The NHS, like our armed forces, is staffed by people you could never pay enough: people working 12-14 hours a day in highly stressful situations such as A&E departments, often without adequate breaks and to the detriment of their own health. This has become the norm across the NHS.

And these people want some respect. They want to work in an environment that’s supportive and appreciative. They want an end to constant top-down restructuring and clinically irrelevant targets. They don’t want to go to work every day feeling like they are getting ready to do battle and they want the health minister to tell the public the truth about how much pressure the NHS is under.  But the Department of Health has repeatedly failed these people by cutting services, and leaving frontline staff to face the criticism of the patients and the press. Why?  I came to this country in 2001. I trained as a doctor in India and worked in the Middle East before coming to the UK. I was neither an asylum seeker nor an economic migrant but an intellectual migrant.

The NHS was a breath of fresh air. My first job interview consisted of a panel comprising an Irish consultant, an Egyptian and a Brit with a British Asian medical staffing representative. During my first six-month post I was not only encouraged to develop myself further but given leave and paid to go on courses which I could only dream of affording in India or the Middle East. 
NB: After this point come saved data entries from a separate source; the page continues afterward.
// ... 110 lines not shown
    int n = 0;
    for (uint32_t k = kb; k < ke; ++k) {
      EvTime T; float u1, u2; uint32_t Tv;
      if (!corner_time(c, k, band_end, goal, T, Tv, u1, u2)) continue;
      Tt[n] = T; U1[n] = u1; U2[n] = u2; K[n] = k; TV[n] = Tv; ++n;
    }
    float cur = __uint_as_float(INF_BITS);
    EvFull tc = full_normal(cur, c);
    for (int i = 0; i < n; ++i) {
      int b = i;
      for (int j = i + 1; j < n; ++j)
        if (tless(Tt[j], Tt[b]) || (teq(Tt[j], Tt[b]) && K[j] < K[b])) b = j;
      const EvTime T = Tt[b]; const float u1 = U1[b], u2 = U2[b]; const uint32_t k = K[b], Tv = TV[b];
      Tt[b] = Tt[i]; U1[b] = U1[i]; U2[b] = U2[i]; K[b] = K[i]; TV[b] = TV[i];
      if (!less_T_full(T, tc)) break;
      const float4 w = __ldg(&cor_w[k]);
      CvpResult r;
      if (cvp_update_t<false>(u1, u2, cur, w.z, w.y, w.x, r) && backstep_ok(r.value, T, Tv, round)) { cur = r.value; accept(c, r.value, T, tc); win = (int)k; wu1 = u1; wu2 = u2; }
    }
    nd = cur; nt = tc;
  }

  __device__ __forceinline__ bool recompute(uint32_t c, float band_end, float goal, uint32_t round, const Label& old, float& nd, float& ntau) {
    int win; float wu1, wu2; EvFull nf;
    replay(c, band_end, goal, round, nd, nf, win, wu1, wu2);
    const EvTime nt = finish(nf, old.t);
    ntau = nt.a1;
    if (__float_as_uint(nd) == __float_as_uint(old.d) && teq(nt, old.t)) return false;
    store_label(c, nd, nt, __float_as_uint(old.d) != INF_BITS, round);
    return true;
  }
};

constexpr uint32_t ELL_W = 8;
constexpr int ELL_EMPTY = -1;

template <bool SKIP>
struct CvpEllProblemT : CvpProblem {
  static constexpr bool TWO_SOURCES = true;
  static constexpr bool CAN_SKIP = SKIP;
  uint32_t* last_eval;
  uint32_t* dirty_round;
  uint32_t* excl_min;
  int skip_clean;
  bool prefetch_marks;
  const int4* __restrict__ ell_idx;
  const float4* __restrict__ ell_w;
  const double4* __restrict__ ell_geo;

  __device__ __forceinline__ static void eval_face(double u1, double u2, double a, double b, double c, double& U, double& X) {
    const double c_sq = c * c, b_sq = b * b, a_sq = a * a;
    const double u1_sq = u1 * u1, u2_sq = u2 * u2;
    const double sx = (c_sq + u1_sq - u2_sq) / (2 * c);
    const double sy = -sqrt(fmax(u1_sq - sx * sx, 0.0));
    const double p = (b_sq + c_sq - a_sq) / (2 * c);
    const double hc = sqrt(fmax(b_sq - p * p, 0.0));
    const double dy = hc - sy;
    const double dx = p - sx;
    const double u3tmp_sq = dx * dx + dy * dy;
    const double u3tmp = sqrt(u3tmp_sq);
    U = u3tmp;
    const double t0a = (a_sq + b_sq - c_sq) / (2 * a * b);
    const double t1a = (u3tmp_sq + b_sq - u1_sq) / (2 * u3tmp * b);
    const double t2a = (a_sq + u3tmp_sq - u2_sq) / (2 * a * u3tmp);
    int fb;
    if (fabs(t1a) > 1) fb = 1;
    else if (fabs(t2a) > 1) fb = 2;
    else if (fabs(t0a) <= 1 && acos_less(t1a, t0a) && acos_less(t2a, t0a)) { X = u3tmp; return; }
    else fb = acos_less(t1a, t2a) ? 1 : 2;
    X = (fb == 1) ? (u1 + b) : (u2 + a);
  }

  template <class F>
  __device__ __forceinline__ void activate_lane(uint32_t c, uint32_t j, const int4& ix, int deg, F push) const {
    if (ix.x != ELL_EMPTY) { push((uint32_t)ix.x); push((uint32_t)ix.y); }
    if (j == 0 && deg > (int)ELL_W) activate(c, push);
  }

  __device__ __noinline__ void replay_serial(uint32_t c, float band_end, float goal, uint32_t round, const EvTime& old_t, float& nd, EvTime& nt) const {
    int win; float a1, a2; EvFull nf;
    replay(c, band_end, goal, round, nd, nf, win, a1, a2);
    nt = finish(nf, old_t);
  }

  __device__ __forceinline__ int4 load_row_idx(uint32_t c, uint32_t j) const { return __ldg(&ell_idx[(size_t)c * ELL_W + j]); }
  __device__ __forceinline__ float4 load_row_w(uint32_t c, uint32_t j) const { return __ldg(&ell_w[(size_t)c * ELL_W + j]); }

  struct FaceGeo { double p, hc, t0a; };
  __device__ __forceinline__ static FaceGeo face_geo(double a, double b, double c) {
    const double c_sq = c * c, b_sq = b * b, a_sq = a * a;
    FaceGeo g;
    g.p = (b_sq + c_sq - a_sq) / (2 * c);
    g.hc = sqrt(fmax(b_sq - g.p * g.p, 0.0));
    g.t0a = (a_sq + b_sq - c_sq) / (2 * a * b);
    return g;
  }
  __device__ __forceinline__ static void eval_face_geo(double u1, double u2, double a, double b, double c, const FaceGeo& g,
                                                       double& U, double& X) {
    const double c_sq = c * c, b_sq = b * b, a_sq = a * a;
    const double u1_sq = u1 * u1, u2_sq = u2 * u2;
    const double sx = (c_sq + u1_sq - u2_sq) / (2 * c);
    const double sy = -sqrt(fmax(u1_sq - sx * sx, 0.0));
    const double dy = g.hc - sy;
// ... 352 lines not shown
  }

  __device__ __forceinline__ bool recompute(uint32_t c, float band_end, float goal, uint32_t , const Label& old, float& nd, float& ntau) {
    const uint32_t kb = adj_ptr[c], ke = adj_ptr[c + 1];
    float best = __uint_as_float(INF_BITS), best_du = best; uint32_t best_u = c;
    for (uint32_t k = kb; k < ke; ++k) {
      const uint2 nw = __ldg(&adj_nw[k]);
      const uint32_t u = nw.x;
      const float du = __uint_as_float(__ldcg(&state[u]).x);
      if (!(du < band_end)) continue;
      if (du > goal) continue;
      if ((double)__ldg(&cost[u]) > cost_limit) continue;
      const float tmp = __fadd_rn(du, __uint_as_float(nw.y));
      if (tmp < best || (tmp == best && __float_as_uint(tmp) != INF_BITS &&
                         (du < best_du || (du == best_du && u < best_u)))) {
        best = tmp; best_du = du; best_u = u;
      }
    }
    nd = best; ntau = best;
    if (__float_as_uint(nd) == __float_as_uint(old.d)) {
      if (__float_as_uint(nd) != INF_BITS && pred[c] != best_u) pred[c] = best_u;
      return false;
    }
    __stcg(&state[c], make_uint4(__float_as_uint(nd), __float_as_uint(ntau), 0u, 0u));
    pred[c] = best_u;
    return true;
  }
};
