template <int CH, bool ALIGNED, int PYR_BS>
__device__ __forceinline__ void pyramid_body(const OrbTable *__restrict__ tab, const PyrTile *__restrict__ tiles,
                                                 const int32_t *__restrict__ rz, const uint8_t *__restrict__ src, int w, int h,
                                                 int sstride, int order_rgb, uint8_t *__restrict__ pyr, PyrLds lds,
                                                 int32_t *__restrict__ hist, int32_t *__restrict__ cand_cnt)
{
    extern __shared__ u32 s_pyr[];
    const int tid = threadIdx.x;
    if (blockIdx.x == 0) {
        for (int i = tid; i < NLEV * 256; i += PYR_BS) hist[i] = 0;
        if (tid < NLEV) cand_cnt[tid] = 0;
    }
    const PyrTile &T = tiles[blockIdx.x];
    uint8_t *const base = reinterpret_cast<uint8_t *>(s_pyr);
    u32 *const tabs = s_pyr + (lds.tabs >> 2);
    int tbase[NLEV + 1];
    tbase[1] = 0;
#pragma unroll
    for (int l = 1; l < NLEV; ++l) tbase[l + 1] = tbase[l] + (T.n[l][1] - T.n[l][0]) + (T.n[l][3] - T.n[l][2]);
    constexpr int TAB_IT = 1024 / PYR_BS, L0_IT = 1536 / PYR_BS;
    u32 tv[TAB_IT][2];
#pragma unroll
    for (int it = 0; it < TAB_IT; ++it) {
        const int i = tid + it * PYR_BS;
        tv[it][0] = tv[it][1] = 0;
        if (i < tbase[NLEV]) {
            int po, pc;
            pyr_tab_index(tab, T, tbase, i, po, pc);
            tv[it][0] = (u32)rz[po];
            tv[it][1] = (u32)rz[pc];
        }
    }
    const int x00 = T.n[0][0], y00 = T.n[0][2], qpr0 = (T.n[0][1] - x00 + 3) >> 2, nq0 = qpr0 * (T.n[0][3] - y00);
    const float inv0 = 1.0f / (float)(qpr0 > 0 ? qpr0 : 1);
    u32 fv[L0_IT][3];
#pragma unroll
    for (int it = 0; it < L0_IT; ++it) {
        const int q = tid + it * PYR_BS;
        if (q < nq0) {
            const int ry = pyr_div(q, inv0), x4 = x00 + (q - ry * qpr0) * 4;
            pyr_fetch<CH, ALIGNED>(src + (size_t)(y00 + ry) * sstride + CH * x4, x4, w, fv[it]);
        }
    }
#pragma unroll
    for (int it = 0; it < TAB_IT; ++it) {
        const int i = tid + it * PYR_BS;
        if (i < tbase[NLEV]) tabs[i] = tv[it][0] | tv[it][1] << 16;
    }
#pragma unroll
    for (int it = 0; it < L0_IT; ++it) {
        const int q = tid + it * PYR_BS;
        if (q < nq0) {
            const int ry = pyr_div(q, inv0), x4 = x00 + (q - ry * qpr0) * 4;
            reinterpret_cast<u32 *>(base + lds.lev[0])[q] = pyr_gray4<CH>(fv[it], x4, w, order_rgb);
        }
    }
    for (int q = tid + L0_IT * PYR_BS; q < nq0; q += PYR_BS) {
        const int ry = pyr_div(q, inv0), x4 = x00 + (q - ry * qpr0) * 4;
        u32 d[3];
        pyr_fetch<CH, ALIGNED>(src + (size_t)(y00 + ry) * sstride + CH * x4, x4, w, d);
        reinterpret_cast<u32 *>(base + lds.lev[0])[q] = pyr_gray4<CH>(d, x4, w, order_rgb);
    }
    for (int i = tid + TAB_IT * PYR_BS; i < tbase[NLEV]; i += PYR_BS) {
        int po, pc;
        pyr_tab_index(tab, T, tbase, i, po, pc);
        tabs[i] = (u32)rz[po] | (u32)rz[pc] << 16;
    }
    __syncthreads();
#pragma unroll
    for (int l = 0; l + 1 < NLEV; ++l) {
        const int sw = tab->lev[l].w, sh = tab->lev[l].h;
        const uint8_t *cur = base + lds.lev[l];
        u32 *nxt = reinterpret_cast<u32 *>(base + lds.lev[l + 1]);
        const int nx0 = T.n[l][0], ny0 = T.n[l][2], pitch = ((T.n[l][1] - nx0 + 3) >> 2) << 2;
        const int dx0 = T.n[l + 1][0], dx1 = T.n[l + 1][1], dh = T.n[l + 1][3] - T.n[l + 1][2];
        const int qpr = (dx1 - dx0 + 3) >> 2;
        const u32 *xt = tabs + tbase[l + 1], *yt = xt + (dx1 - dx0);
        const u32 one = 1u << RELOC_RESIZE_COEF_BITS;
        const float inv = 1.0f / (float)(qpr > 0 ? qpr : 1);
        for (int q = tid; q < qpr * dh; q += PYR_BS) {
            const int ry = pyr_div(q, inv), rx4 = (q - ry * qpr) * 4;
            const u32 ye = yt[ry];
            const int sy0 = (int)(ye & 0xFFFF), sy1 = sy0 + 1 < sh ? sy0 + 1 : sh - 1;
            const u32 b = ye >> 16;
            const uint8_t *r0 = cur + (sy0 - ny0) * pitch - nx0, *r1 = cur + (sy1 - ny0) * pitch - nx0;
            u32 out = 0;
#pragma unroll
            for (int k = 0; k < 4; ++k) {
                if (dx0 + rx4 + k < dx1) {
                    const u32 xe = xt[rx4 + k];
                    const int k0 = (int)(xe & 0xFFFF), k1 = k0 + 1 < sw ? k0 + 1 : sw - 1;
                    const u32 a = xe >> 16;
                    const u32 h0 = (u32)r0[k0] * (one - a) + (u32)r0[k1] * a;
                    const u32 h1 = (u32)r1[k0] * (one - a) + (u32)r1[k1] * a;
                    const u32 v = h0 * (one - b) + h1 * b;
                    out |= ((v + (1u << 15)) >> 16) << (8 * k);
                }
            }
            nxt[q] = out;
        }
        __syncthreads();
    }
#pragma unroll
    for (int l = 0; l < NLEV; ++l) {
        const OrbLevel L = tab->lev[l];
        const uint8_t *cur = base + lds.lev[l];
        const int nx0 = T.n[l][0], ny0 = T.n[l][2], pitch = ((T.n[l][1] - nx0 + 3) >> 2) << 2;
        const int x0 = T.o[l][0], x1 = T.o[l][1], y0 = T.o[l][2], oh = T.o[l][3] - y0;
        const int qpr = (x1 - x0) >> 2;
        uint8_t *dst = pyr + L.off;
        const float inv = 1.0f / (float)(qpr > 0 ? qpr : 1);
        for (int q = tid; q < qpr * oh; q += PYR_BS) {
            const int ry = pyr_div(q, inv), x4 = x0 + (q - ry * qpr) * 4;
            u32 v = 0;
            if (x4 < L.w) {
                v = *reinterpret_cast<const u32 *>(cur + (y0 + ry - ny0) * pitch + (x4 - nx0));
                if (x4 + 4 > L.w) v &= 0xFFFFFFFFu >> (8 * (x4 + 4 - L.w));
            }
            *reinterpret_cast<u32 *>(dst + (size_t)(y0 + ry) * L.stride + x4) = v;
        }
    }
}
template <int CH, bool ALIGNED, int PYR_BS>
__global__ __launch_bounds__(PYR_BS) void k_pyramid(const OrbTable *__restrict__ tab, const PyrTile *__restrict__ tiles,
                                                 const int32_t *__restrict__ rz, const uint8_t *__restrict__ src, int w, int h,
                                                 int sstride, int order_rgb, uint8_t *__restrict__ pyr, PyrLds lds,
                                                 int32_t *__restrict__ hist, int32_t *__restrict__ cand_cnt)
{
    RELOC_SMALL_KERNEL_PRIO();
    pyramid_body<CH, ALIGNED, PYR_BS>(tab, tiles, rz, src, w, h, sstride, order_rgb, pyr, lds, hist, cand_cnt);
}
template <int CH, bool ALIGNED, int PYR_BS>
__global__ __launch_bounds__(PYR_BS) void k_pyramid_batch(OrbBatch b, int w, int h, int sstride, int order_rgb, PyrLds lds)
{
    RELOC_SMALL_KERNEL_PRIO();
    const OrbFrame &F = b.f[blockIdx.y];
    pyramid_body<CH, ALIGNED, PYR_BS>(F.tab, F.tiles, F.rz, F.src, w, h, sstride, order_rgb, F.pyr, lds, F.hist, F.cand_cnt);
}

template <bool REFLECT>
__device__ __forceinline__ u32 halo_dword(const uint8_t *__restrict__ row, int gx, int w)
{
    if (gx >= 0 && gx + 4 <= w) return *reinterpret_cast<const u32 *>(row + gx);
    u32 v = 0;
#pragma unroll
    for (int k = 0; k < 4; ++k) {
        const int x = REFLECT ? reflect101(gx + k, w) : min(max(gx + k, 0), w - 1);
        v |= (u32)row[x] << (8 * k);
    }
    return v;
}

constexpr int BT_P = BT_W / 4 + 2;
static_assert(BT_W == 64 && BT_H == 16, "blur7_tile maps 256 lanes to 16 rows x 16 dwords");
__device__ __forceinline__ void blur7_tile(const OrbTable *__restrict__ tab, const uint8_t *__restrict__ pyr,
                                           uint8_t *__restrict__ blur, int bid)
{
    __shared__ u32 s_in[(BT_H + 6) * BT_P];
    __shared__ u32 s_h[(BT_H + 6) * BT_W / 2];
    const int l = find_level(tab->blur_tile_base, bid);
    const OrbLevel L = tab->lev[l];
    const int tile = bid - tab->blur_tile_base[l];
    const int tx = (L.w + BT_W - 1) / BT_W;
    const int x0 = (tile % tx) * BT_W, y0 = (tile / tx) * BT_H;
    const uint8_t *src = pyr + L.off;
    const int tid = threadIdx.x;
    const int r16 = tid >> 4, c16 = tid & 15;
    {
        const int e = tid - 6 * 16;
        const bool edge = e >= 0;
        const int rb = edge ? e >> 1 : BT_H + r16, db = edge ? (e & 1) * (BT_P - 1) : 1 + c16;
        const bool on = e < 2 * (BT_H + 6);
        const int gya = reflect101(y0 + r16 - 3, L.h), gyb = reflect101(y0 + rb - 3, L.h);
        const u32 va = halo_dword<true>(src + (size_t)gya * L.stride, x0 + 4 * c16, L.w);
        u32 vb = 0;
        if (on) vb = halo_dword<true>(src + (size_t)gyb * L.stride, x0 - 4 + 4 * db, L.w);
        s_in[r16 * BT_P + 1 + c16] = va;
        if (on) s_in[rb * BT_P + db] = vb;
    }
    __syncthreads();
    constexpr u32 W_LO = RELOC_BLUR_K0 | RELOC_BLUR_K1 << 8 | RELOC_BLUR_K2 << 16 | (u32)RELOC_BLUR_K3 << 24;
    constexpr u32 W_HI = RELOC_BLUR_K2 | RELOC_BLUR_K1 << 8 | RELOC_BLUR_K0 << 16;
    static_assert(RELOC_BLUR_K3 < 256 && 2 * (RELOC_BLUR_K0 + RELOC_BLUR_K1 + RELOC_BLUR_K2) + RELOC_BLUR_K3 <= 256, "blur taps");
#pragma unroll
    for (int t = 0; t < 2; ++t) {
        const int ry = t * BT_H + r16;
        if (ry < BT_H + 6) {
            const u32 *p = s_in + ry * BT_P + c16;
            const u32 d0 = p[0], d1 = p[1], d2 = p[2];
            u32 s[4];
#pragma unroll
            for (int k = 0; k < 4; ++k) {
                const u32 lo = k < 3 ? __builtin_amdgcn_alignbyte(d1, d0, 1 + k) : d1;
                const u32 hi = k < 3 ? __builtin_amdgcn_alignbyte(d2, d1, 1 + k) : d2;
                s[k] = __builtin_amdgcn_udot4(lo, W_LO, __builtin_amdgcn_udot4(hi, W_HI, 0u, false), false);
            }
            *reinterpret_cast<uint2 *>(s_h + ry * (BT_W / 2) + 2 * c16) = make_uint2(s[0] | s[1] << 16, s[2] | s[3] << 16);
        }
    }
    __syncthreads();
    {
        u32 c[7][4];
#pragma unroll
        for (int j = 0; j < 7; ++j) {
            const uint2 d = *reinterpret_cast<const uint2 *>(s_h + (r16 + j) * (BT_W / 2) + 2 * c16);
            c[j][0] = d.x & 0xFFFF; c[j][1] = d.x >> 16; c[j][2] = d.y & 0xFFFF; c[j][3] = d.y >> 16;
        }
        u32 out = 0;
#pragma unroll
        for (int k = 0; k < 4; ++k) {
            const u32 s = RELOC_BLUR_K0 * (c[0][k] + c[6][k]) + RELOC_BLUR_K1 * (c[1][k] + c[5][k]) +
                          RELOC_BLUR_K2 * (c[2][k] + c[4][k]) + RELOC_BLUR_K3 * c[3][k];
            out |= ((s + (1u << 15)) >> 16) << (8 * k);
        }
        const int gy = y0 + r16, gx = x0 + 4 * c16;
        if (gy < L.h && gx < L.stride) *reinterpret_cast<u32 *>(blur + L.off + (size_t)gy * L.stride + gx) = out;
    }
}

This nurturing of talent and knowledge continued and within three years of coming here, I was associate tutor of the Royal College of Physicians whilst doing a medical rotation and until recently I was a GP appraiser, an elected member of the local CCG board, and a partner.

Over the last 13 years I’ve lived, worked and travelled all over the UK and have visited most places from John O’ Groats to Land’s End. I have used no public funds and have broken no laws, apart from a couple of traffic offences.

I was attracted to the NHS because I believe everyone should have access to health care that is free at point of care and more over is the same high standard for everyone regardless of whether they can pay. 

The NHS does this better than anyone else in the world. No fee-based system, whether paid for by patient or insurance, can match it. In the UK I have been able to practise evidence-based medicine and never had to think about whether my patient could pay. 

There is an old saying: do a job you love and you never have to work a day for the rest of your life. GPs do this job because they love it. The changes ushered by the Department of Health since Lansley’s white paper are crushing GPs –people like me who seemingly ‘have it all’.

In the end, I’d like to ask Jeremy Hunt three questions: why is he letting all these million-pound assets like us to leave the NHS? Can Mr Hunt reassure UK citizens that the NHS is in a fit state to tackle the looming problems which our ageing population faces? And, despite all the cutbacks, are the needs of the populace safeguarded?

I’m an ardent admirer and supporter of the NHS and, for the sake of the millions of people rely on it, as well as those who work in it, I hope that you can answer both those questions with ‘yes’.

Dr Gaurav Tewary is a GP from Coventry who has just moved to Australia.